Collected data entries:
# jkulhanek/viewformer

Measured on AMD Instinct MI355X. Metric: novel views/sec (encode->AR transformer->decode), 128px 6-ctx, higher is better.
Workload: dtype bf16

## Files before the change

viewformer_amd/csrc/conv_in_x3h.hip:

```cpp
#include "halo_common.h"

namespace {

typedef _Float16 f16x8 __attribute__((ext_vector_type(8)));
typedef _Float16 f16x4 __attribute__((ext_vector_type(4)));

constexpr int TH = 8, TW = 16, BN = 128;
constexpr int PW = TW + 2, PH = TH + 2, NPIX = PH * PW;
constexpr int P_LDB = 16;
constexpr int PLANE_BYTES = 2 * BN * 16;
constexpr int KS_BYTES = 2 * PLANE_BYTES;
constexpr int BLK_BYTES = 3 * KS_BYTES;
constexpr int TAIL_BYTES = 16;

__device__ __forceinline__ void split2(float x, _Float16& h, _Float16& l) {
    h = (_Float16)x;
    l = (_Float16)((x - (float)h) * 2048.f);
}

template <bool U8>
__global__ __launch_bounds__(256) void conv_in_x3h_kernel(vf_igemm_args p, const unsigned char* __restrict__ img_u8) {
    __shared__ __attribute__((aligned(16))) unsigned char patch[NPIX * P_LDB];
    const int tid = threadIdx.x;
    const int lane = tid & 63;
    const int wave = __builtin_amdgcn_readfirstlane(tid >> 6);
    const int wave_m = wave >> 1, wave_n = wave & 1;
    const int half = lane >> 5, l31 = lane & 31;

    const int nb = p.Cout / BN;
    const int tilesX = p.Wout / TW, tilesY = p.Hout / TH;
    int bid = (int)vf_xcd_bid();
    const int nblk = bid % nb; bid /= nb;
    const int tx = bid % tilesX; bid /= tilesX;
    const int ty = bid % tilesY;
    const int img = bid / tilesY;
    const int y0 = ty * TH, x0 = tx * TW;

    if (tid < NPIX) {
        const int pr = tid / PW, pc = tid - pr * PW;
        const int sy = y0 - 1 + pr, sx = x0 - 1 + pc;
        const bool ok = sy >= 0 && sy < p.Hout && sx >= 0 && sx < p.Wout;
        const size_t px = ((size_t)img * p.Hout + (ok ? sy : 0)) * p.Wout + (ok ? sx : 0);
        f16x4 oh, ol;
#pragma unroll
        for (int c = 0; c < 3; ++c) {
            float v;
            if (U8) v = ((float)img_u8[px * 3 + c] * (1.0f / 255.0f)) * 2.0f - 1.0f;
            else v = p.x[px * 3 + c];
            _Float16 h, l;
            split2(ok ? v : 0.f, h, l);
            oh[c] = h; ol[c] = l;
        }
        oh[3] = (_Float16)0.f; ol[3] = (_Float16)0.f;
        *reinterpret_cast<f16x4*>(patch + tid * P_LDB) = oh;
        *reinterpret_cast<f16x4*>(patch + tid * P_LDB + 8) = ol;
    }

    const unsigned char* __restrict__ Wb = reinterpret_cast<const unsigned char*>(p.w_packed) + (size_t)nblk * BLK_BYTES +
                                           (half * BN + wave_n * 64 + l31) * 16;
    f16x8 b[3][2][2];
#pragma unroll
    for (int ks = 0; ks < 3; ++ks)
#pragma unroll
        for (int pl = 0; pl < 2; ++pl)
#pragma unroll
            for (int j = 0; j < 2; ++j) b[ks][pl][j] = *reinterpret_cast<const f16x8*>(Wb + ks * KS_BYTES + pl * PLANE_BYTES + j * 32 * 16);

    f32x16 acc[2][2], accx[2][2];
#pragma unroll
    for (int i = 0; i < 2; ++i)
#pragma unroll
        for (int j = 0; j < 2; ++j)
#pragma unroll
            for (int r = 0; r < 16; ++r) { acc[i][j][r] = 0.f; accx[i][j][r] = 0.f; }
    __syncthreads();

    const int trow = vf_perm_row(l31), tpx = vf_perm_px(l31);
#pragma unroll
    for (int ks = 0; ks < 3; ++ks) {
        const int g = ks * 2 + half;
        f16x8 a[2][2];
#pragma unroll
        for (int mi = 0; mi < 2; ++mi) {
            const int a0 = wave_m * 4 + mi * 2 + trow;
#pragma unroll
            for (int pl = 0; pl < 2; ++pl) {
                f16x4 lo = {(_Float16)0.f, (_Float16)0.f, (_Float16)0.f, (_Float16)0.f}, hi = lo;
                const int t0 = 2 * g, t1 = 2 * g + 1;
                if (t0 < 9) lo = *reinterpret_cast<const f16x4*>(patch + ((a0 + t0 / 3) * PW + tpx + t0 % 3) * P_LDB + pl * 8);
                if (t1 < 9) hi = *reinterpret_cast<const f16x4*>(patch + ((a0 + t1 / 3) * PW + tpx + t1 % 3) * P_LDB + pl * 8);
                a[mi][pl] = f16x8{lo[0], lo[1], lo[2], lo[3], hi[0], hi[1], hi[2], hi[3]};
            }
        }
#pragma unroll
        for (int mi = 0; mi < 2; ++mi)
#pragma unroll
            for (int j = 0; j < 2; ++j) accx[mi][j] = __builtin_amdgcn_mfma_f32_32x32x16_f16(a[mi][1], b[ks][0][j], accx[mi][j], 0, 0, 0);
#pragma unroll
        for (int mi = 0; mi < 2; ++mi)
#pragma unroll
            for (int j = 0; j < 2; ++j) accx[mi][j] = __builtin_amdgcn_mfma_f32_32x32x16_f16(a[mi][0], b[ks][1][j], accx[mi][j], 0, 0, 0);
#pragma unroll
        for (int mi = 0; mi < 2; ++mi)
#pragma unroll
            for (int j = 0; j < 2; ++j) acc[mi][j] = __builtin_amdgcn_mfma_f32_32x32x16_f16(a[mi][0], b[ks][0][j], acc[mi][j], 0, 0, 0);
    }

    const float inv_s = *reinterpret_cast<const float*>(reinterpret_cast<const unsigned char*>(p.w_packed) + (size_t)nb * BLK_BYTES);
#pragma unroll
    for (int i = 0; i < 2; ++i)
#pragma unroll
        for (int j = 0; j < 2; ++j)
#pragma unroll
            for (int r = 0; r < 16; ++r) acc[i][j][r] = __builtin_fmaf(accx[i][j][r], 4.8828125e-4f, acc[i][j][r]) * inv_s;
    vf_halo_epilogue<false>(p, acc, img, img, y0, x0, (ty * tilesX + tx) * 2, nblk, wave_m, wave_n, half, l31);
}

__global__ void absmax27_kernel(const float* __restrict__ w, long long n, unsigned* __restrict__ out) {
    float m = 0.f;
    for (long long i = blockIdx.x * (long long)blockDim.x + threadIdx.x; i < n; i += (long long)gridDim.x * blockDim.x) m = fmaxf(m, fabsf(w[i]));
    vf_block_max_atomic(m, out);
}

__global__ void pack_conv_in_x3h_kernel(const float* __restrict__ w, _Float16* __restrict__ dst, int Cout, int nb,
                                        unsigned char* __restrict__ tail) {
    const float amax = __uint_as_float(*reinterpret_cast<const unsigned*>(tail + 4));
    const int ex = amax > 0.f ? ilogbf(amax) : 13;
    const float S = ldexpf(1.f, 13 - ex);
    if (blockIdx.x == 0 && threadIdx.x == 0) *reinterpret_cast<float*>(tail) = ldexpf(1.f, ex - 13);
    const int total = nb * 3 * 2 * BN * 8;
    for (int idx = blockIdx.x * blockDim.x + threadIdx.x; idx < total; idx += gridDim.x * blockDim.x) {
        const int e = idx & 7;
        int t = idx >> 3;
        const int nl = t % BN; t /= BN;
        const int half = t & 1;
        const int ks = (t >> 1) % 3;
        const int nblk = (t >> 1) / 3;
        const int k = (ks * 2 + half) * 8 + e;
        const int tap = k >> 2, c = k & 3;
        const int n = nblk * BN + nl;
        float v = 0.f;
        if (tap < 9 && c < 3 && n < Cout) v = w[((size_t)n * 3 + c) * 9 + tap] * S;
        _Float16 h, l;
        split2(v, h, l);
        const size_t base = (((size_t)nblk * 3 + ks) * 2) * (2 * BN * 8) + ((size_t)half * BN + nl) * 8 + e;
        dst[base] = h;
        dst[base + 2 * BN * 8] = l;
    }
}

}

extern "C" {

size_t vf_conv_in_x3h_packed_elems(int Cout) {
    if (Cout <= 0 || Cout % BN) return 0;
    return (size_t)(Cout / BN) * 3 * 2 * 2 * BN * 8 + TAIL_BYTES / 2;
}

int vf_conv_in_x3h_pack(const float* w_oihw, void* dst, int Cout, void* stream) {
    if (!w_oihw || !dst || Cout <= 0) return VF_ERR_BAD_ARG;
    if (Cout % BN) return VF_ERR_UNSUPPORTED;
    const int nb = Cout / BN;
    unsigned char* tail = reinterpret_cast<unsigned char*>(dst) + (size_t)nb * BLK_BYTES;
    hipStream_t s = (hipStream_t)stream;
    if (hipMemsetAsync(tail, 0, TAIL_BYTES, s) != hipSuccess) return vf_last_status();
    hipLaunchKernelGGL(absmax27_kernel, dim3(16), dim3(256), 0, s, w_oihw, (long long)Cout * 27, reinterpret_cast<unsigned*>(tail + 4));
    hipLaunchKernelGGL(pack_conv_in_x3h_kernel, dim3(48), dim3(256), 0, s, w_oihw, (_Float16*)dst, Cout, nb, tail);
    return vf_last_status();
}

int vf_conv_in_x3h(const uint8_t* img_u8, const float* img_f32, const void* w_packed, const float* bias, float* out, float* gn_part,
                   int gn_slots, int n_img, int H, int W, int Cout, void* stream) {
    if ((!img_u8 && !img_f32) || !w_packed || !out || n_img <= 0 || H <= 0 || W <= 0 || Cout <= 0) return VF_ERR_BAD_ARG;
    if (H % TH || W % TW || Cout % BN) return VF_ERR_UNSUPPORTED;
    vf_igemm_args a = {};
    a.x = img_f32;
    a.w_packed = reinterpret_cast<const float*>(w_packed);
    a.bias = bias;
    a.out = out;
    a.mode = VF_MODE_CONV3_S1;
    a.M = n_img * H * W; a.Cin = 3; a.Cout = Cout;
    a.Hin = a.Hout = H; a.Win = a.Wout = W;
    a.lda = 3; a.ldc = Cout; a.ldr = Cout;
    a.batch = 1;
    a.gn_part = gn_part;
    a.gn_slots = gn_slots;
    if (int st = vf_halo_gn_check(a)) return st;
    const long long blocks = (long long)n_img * (H / TH) * (W / TW) * (Cout / BN);
    if (img_u8) hipLaunchKernelGGL(conv_in_x3h_kernel<true>, dim3((unsigned)blocks), dim3(256), 0, (hipStream_t)stream, a, img_u8);
    else hipLaunchKernelGGL(conv_in_x3h_kernel<false>, dim3((unsigned)blocks), dim3(256), 0, (hipStream_t)stream, a, img_u8);
    return vf_last_status();
}

}
```

Before: 1137.

## Make conv_in blocks persistent across a tile row with LDS weights and double-buffered patches

Each block now sweeps every horizontal tile of its tile row instead of handling a single tile. The block's weight slice is staged once into LDS. The next tile's input pixels are loaded and split into fp16 hi/lo while the current tile's MFMAs and epilogue run, using two patch buffers. The goal is to amortise the weight loads and launch overhead and to hide image-load latency. In exchange the grid shrinks by a factor of W/TW, which lowers parallelism for this small first conv and adds a per-tile barrier.

```diff
diff --git a/viewformer_amd/csrc/conv_in_x3h.hip b/viewformer_amd/csrc/conv_in_x3h.hip
--- a/viewformer_amd/csrc/conv_in_x3h.hip
+++ b/viewformer_amd/csrc/conv_in_x3h.hip
@@ -19,8 +19,9 @@
 }
 
 template <bool U8>
-__global__ __launch_bounds__(256) void conv_in_x3h_kernel(vf_igemm_args p, const unsigned char* __restrict__ img_u8) {
-    __shared__ __attribute__((aligned(16))) unsigned char patch[NPIX * P_LDB];
+__global__ __launch_bounds__(256, 2) void conv_in_x3h_kernel(vf_igemm_args p, const unsigned char* __restrict__ img_u8) {
+    __shared__ __attribute__((aligned(16))) unsigned char patch2[2][NPIX * P_LDB];
+    __shared__ __attribute__((aligned(16))) unsigned char wlds[BLK_BYTES];
     const int tid = threadIdx.x;
     const int lane = tid & 63;
     const int wave = __builtin_amdgcn_readfirstlane(tid >> 6);
@@ -31,89 +32,112 @@
     const int tilesX = p.Wout / TW, tilesY = p.Hout / TH;
     int bid = (int)vf_xcd_bid();
     const int nblk = bid % nb; bid /= nb;
-    const int tx = bid % tilesX; bid /= tilesX;
     const int ty = bid % tilesY;
     const int img = bid / tilesY;
-    const int y0 = ty * TH, x0 = tx * TW;
-
-    if (tid < NPIX) {
-        const int pr = tid / PW, pc = tid - pr * PW;
-        const int sy = y0 - 1 + pr, sx = x0 - 1 + pc;
-        const bool ok = sy >= 0 && sy < p.Hout && sx >= 0 && sx < p.Wout;
-        const size_t px = ((size_t)img * p.Hout + (ok ? sy : 0)) * p.Wout + (ok ? sx : 0);
-        f16x4 oh, ol;
-#pragma unroll
-        for (int c = 0; c < 3; ++c) {
-            float v;
-            if (U8) v = ((float)img_u8[px * 3 + c] * (1.0f / 255.0f)) * 2.0f - 1.0f;
-            else v = p.x[px * 3 + c];
-            _Float16 h, l;
-            split2(ok ? v : 0.f, h, l);
-            oh[c] = h; ol[c] = l;
-        }
-        oh[3] = (_Float16)0.f; ol[3] = (_Float16)0.f;
-        *reinterpret_cast<f16x4*>(patch + tid * P_LDB) = oh;
-        *reinterpret_cast<f16x4*>(patch + tid * P_LDB + 8) = ol;
-    }
-
-    const unsigned char* __restrict__ Wb = reinterpret_cast<const unsigned char*>(p.w_packed) + (size_t)nblk * BLK_BYTES +
-                                           (half * BN + wave_n * 64 + l31) * 16;
-    f16x8 b[3][2][2];
-#pragma unroll
-    for (int ks = 0; ks < 3; ++ks)
-#pragma unroll
-        for (int pl = 0; pl < 2; ++pl)
-#pragma unroll
-            for (int j = 0; j < 2; ++j) b[ks][pl][j] = *reinterpret_cast<const f16x8*>(Wb + ks * KS_BYTES + pl * PLANE_BYTES + j * 32 * 16);
-
-    f32x16 acc[2][2], accx[2][2];
-#pragma unroll
-    for (int i = 0; i < 2; ++i)
-#pragma unroll
-        for (int j = 0; j < 2; ++j)
-#pragma unroll
-            for (int r = 0; r < 16; ++r) { acc[i][j][r] = 0.f; accx[i][j][r] = 0.f; }
-    __syncthreads();
-
-    const int trow = vf_perm_row(l31), tpx = vf_perm_px(l31);
-#pragma unroll
-    for (int ks = 0; ks < 3; ++ks) {
-        const int g = ks * 2 + half;
-        f16x8 a[2][2];
-#pragma unroll
-        for (int mi = 0; mi < 2; ++mi) {
-            const int a0 = wave_m * 4 + mi * 2 + trow;
-#pragma unroll
-            for (int pl = 0; pl < 2; ++pl) {
-                f16x4 lo = {(_Float16)0.f, (_Float16)0.f, (_Float16)0.f, (_Float16)0.f}, hi = lo;
-                const int t0 = 2 * g, t1 = 2 * g + 1;
-                if (t0 < 9) lo = *reinterpret_cast<const f16x4*>(patch + ((a0 + t0 / 3) * PW + tpx + t0 % 3) * P_LDB + pl * 8);
-                if (t1 < 9) hi = *reinterpret_cast<const f16x4*>(patch + ((a0 + t1 / 3) * PW + tpx + t1 % 3) * P_LDB + pl * 8);
-                a[mi][pl] = f16x8{lo[0], lo[1], lo[2], lo[3], hi[0], hi[1], hi[2], hi[3]};
+    const int y0 = ty * TH;
+
+    const int pr = tid / PW, pc = tid - pr * PW;
+    const int sy = y0 - 1 + pr;
+    const bool row_ok = tid < NPIX && sy >= 0 && sy < p.Hout;
+    const size_t row_px = ((size_t)img * p.Hout + (row_ok ? sy : 0)) * p.Wout;
+    float raw[3];
+    auto load_raw = [&](int x0) {
+        const int sx = x0 - 1 + pc;
+        const bool ok = row_ok && sx >= 0 && sx < p.Wout;
+        const size_t px = ok ? row_px + sx : row_px;
+        if (tid < NPIX) {
+#pragma unroll
+            for (int c = 0; c < 3; ++c) {
+                float v;
+                if (U8) v = ((float)img_u8[px * 3 + c] * (1.0f / 255.0f)) * 2.0f - 1.0f;
+                else v = p.x[px * 3 + c];
+                raw[c] = ok ? v : 0.f;
             }
         }
-#pragma unroll
-        for (int mi = 0; mi < 2; ++mi)
-#pragma unroll
-            for (int j = 0; j < 2; ++j) accx[mi][j] = __builtin_amdgcn_mfma_f32_32x32x16_f16(a[mi][1], b[ks][0][j], accx[mi][j], 0, 0, 0);
-#pragma unroll
-        for (int mi = 0; mi < 2; ++mi)
-#pragma unroll
-            for (int j = 0; j < 2; ++j) accx[mi][j] = __builtin_amdgcn_mfma_f32_32x32x16_f16(a[mi][0], b[ks][1][j], accx[mi][j], 0, 0, 0);
-#pragma unroll
-        for (int mi = 0; mi < 2; ++mi)
-#pragma unroll
-            for (int j = 0; j < 2; ++j) acc[mi][j] = __builtin_amdgcn_mfma_f32_32x32x16_f16(a[mi][0], b[ks][0][j], acc[mi][j], 0, 0, 0);
+    };
+    auto park = [&](unsigned char* patch) {
+        if (tid < NPIX) {
+            f16x4 oh, ol;
+#pragma unroll
+            for (int c = 0; c < 3; ++c) {
+                _Float16 h, l;
+                split2(raw[c], h, l);
+                oh[c] = h; ol[c] = l;
+            }
+            oh[3] = (_Float16)0.f; ol[3] = (_Float16)0.f;
+            *reinterpret_cast<f16x4*>(patch + tid * P_LDB) = oh;
+            *reinterpret_cast<f16x4*>(patch + tid * P_LDB + 8) = ol;
+        }
+    };
+    load_raw(0);
+
+    {
+        const f32x4* __restrict__ src = reinterpret_cast<const f32x4*>(reinterpret_cast<const unsigned char*>(p.w_packed) + (size_t)nblk * BLK_BYTES);
+#pragma unroll
+        for (int i = 0; i < BLK_BYTES / 16 / 256; ++i) reinterpret_cast<f32x4*>(wlds)[tid + i * 256] = src[tid + i * 256];
     }
-
+    const unsigned char* Wb = wlds + (half * BN + wave_n * 64 + l31) * 16;
     const float inv_s = *reinterpret_cast<const float*>(reinterpret_cast<const unsigned char*>(p.w_packed) + (size_t)nb * BLK_BYTES);
-#pragma unroll
-    for (int i = 0; i < 2; ++i)
-#pragma unroll
-        for (int j = 0; j < 2; ++j)
-#pragma unroll
-            for (int r = 0; r < 16; ++r) acc[i][j][r] = __builtin_fmaf(accx[i][j][r], 4.8828125e-4f, acc[i][j][r]) * inv_s;
-    vf_halo_epilogue<false>(p, acc, img, img, y0, x0, (ty * tilesX + tx) * 2, nblk, wave_m, wave_n, half, l31);
+
+    park(patch2[0]);
+    __syncthreads();
+
+    const int trow = vf_perm_row(l31), tpx = vf_perm_px(l31);
+    for (int tx = 0; tx < tilesX; ++tx) {
+        const unsigned char* patch = patch2[tx & 1];
+        const bool more = tx + 1 < tilesX;
+
+        f32x16 acc[2][2], accx[2][2];
+#pragma unroll
+        for (int i = 0; i < 2; ++i)
+#pragma unroll
+            for (int j = 0; j < 2; ++j)
+#pragma unroll
+                for (int r = 0; r < 16; ++r) { acc[i][j][r] = 0.f; accx[i][j][r] = 0.f; }
+#pragma unroll
+        for (int ks = 0; ks < 3; ++ks) {
+            const int g = ks * 2 + half;
+            f16x8 a[2][2], b[2][2];
+#pragma unroll
+            for (int pl = 0; pl < 2; ++pl)
+#pragma unroll
+                for (int j = 0; j < 2; ++j) b[pl][j] = *reinterpret_cast<const f16x8*>(Wb + ks * KS_BYTES + pl * PLANE_BYTES + j * 32 * 16);
+#pragma unroll
+            for (int mi = 0; mi < 2; ++mi) {
+                const int a0 = wave_m * 4 + mi * 2 + trow;
+#pragma unroll
+                for (int pl = 0; pl < 2; ++pl) {
+                    f16x4 lo = {(_Float16)0.f, (_Float16)0.f, (_Float16)0.f, (_Float16)0.f}, hi = lo;
+                    const int t0 = 2 * g, t1 = 2 * g + 1;
+                    if (t0 < 9) lo = *reinterpret_cast<const f16x4*>(patch + ((a0 + t0 / 3) * PW + tpx + t0 % 3) * P_LDB + pl * 8);
+                    if (t1 < 9) hi = *reinterpret_cast<const f16x4*>(patch + ((a0 + t1 / 3) * PW + tpx + t1 % 3) * P_LDB + pl * 8);
+                    a[mi][pl] = f16x8{lo[0], lo[1], lo[2], lo[3], hi[0], hi[1], hi[2], hi[3]};
+                }
+            }
+#pragma unroll
+            for (int mi = 0; mi < 2; ++mi)
+#pragma unroll
+                for (int j = 0; j < 2; ++j) accx[mi][j] = __builtin_amdgcn_mfma_f32_32x32x16_f16(a[mi][1], b[0][j], accx[mi][j], 0, 0, 0);
+#pragma unroll
+            for (int mi = 0; mi < 2; ++mi)
+#pragma unroll
+                for (int j = 0; j < 2; ++j) accx[mi][j] = __builtin_amdgcn_mfma_f32_32x32x16_f16(a[mi][0], b[1][j], accx[mi][j], 0, 0, 0);
+#pragma unroll
+            for (int mi = 0; mi < 2; ++mi)
+#pragma unroll
+                for (int j = 0; j < 2; ++j) acc[mi][j] = __builtin_amdgcn_mfma_f32_32x32x16_f16(a[mi][0], b[0][j], acc[mi][j], 0, 0, 0);
+        }
+        if (more) load_raw((tx + 1) * TW);
+#pragma unroll
+        for (int i = 0; i < 2; ++i)
+#pragma unroll
+            for (int j = 0; j < 2; ++j)
+#pragma unroll
+                for (int r = 0; r < 16; ++r) acc[i][j][r] = __builtin_fmaf(accx[i][j][r], 4.8828125e-4f, acc[i][j][r]) * inv_s;
+        if (more) park(patch2[(tx + 1) & 1]);
+        __syncthreads();
+        vf_halo_epilogue<false>(p, acc, img, img, y0, tx * TW, (ty * tilesX + tx) * 2, nblk, wave_m, wave_n, half, l31);
+    }
 }
 
 __global__ void absmax27_kernel(const float* __restrict__ w, long long n, unsigned* __restrict__ out) {
@@ -187,7 +211,7 @@
     a.gn_part = gn_part;
     a.gn_slots = gn_slots;
     if (int st = vf_halo_gn_check(a)) return st;
-    const long long blocks = (long long)n_img * (H / TH) * (W / TW) * (Cout / BN);
+    const long long blocks = (long long)n_img * (H / TH) * (Cout / BN);
     if (img_u8) hipLaunchKernelGGL(conv_in_x3h_kernel<true>, dim3((unsigned)blocks), dim3(256), 0, (hipStream_t)stream, a, img_u8);
     else hipLaunchKernelGGL(conv_in_x3h_kernel<false>, dim3((unsigned)blocks), dim3(256), 0, (hipStream_t)stream, a, img_u8);
     return vf_last_status();
```

Result: no change. 1139, median of 3 (+0.2%).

▸ What to work on:
Copy every line of the data above in which the string "more" appears.

▸ Your response:
+        const bool more = tx + 1 < tilesX;
+        if (more) load_raw((tx + 1) * TW);
+        if (more) park(patch2[(tx + 1) & 1]);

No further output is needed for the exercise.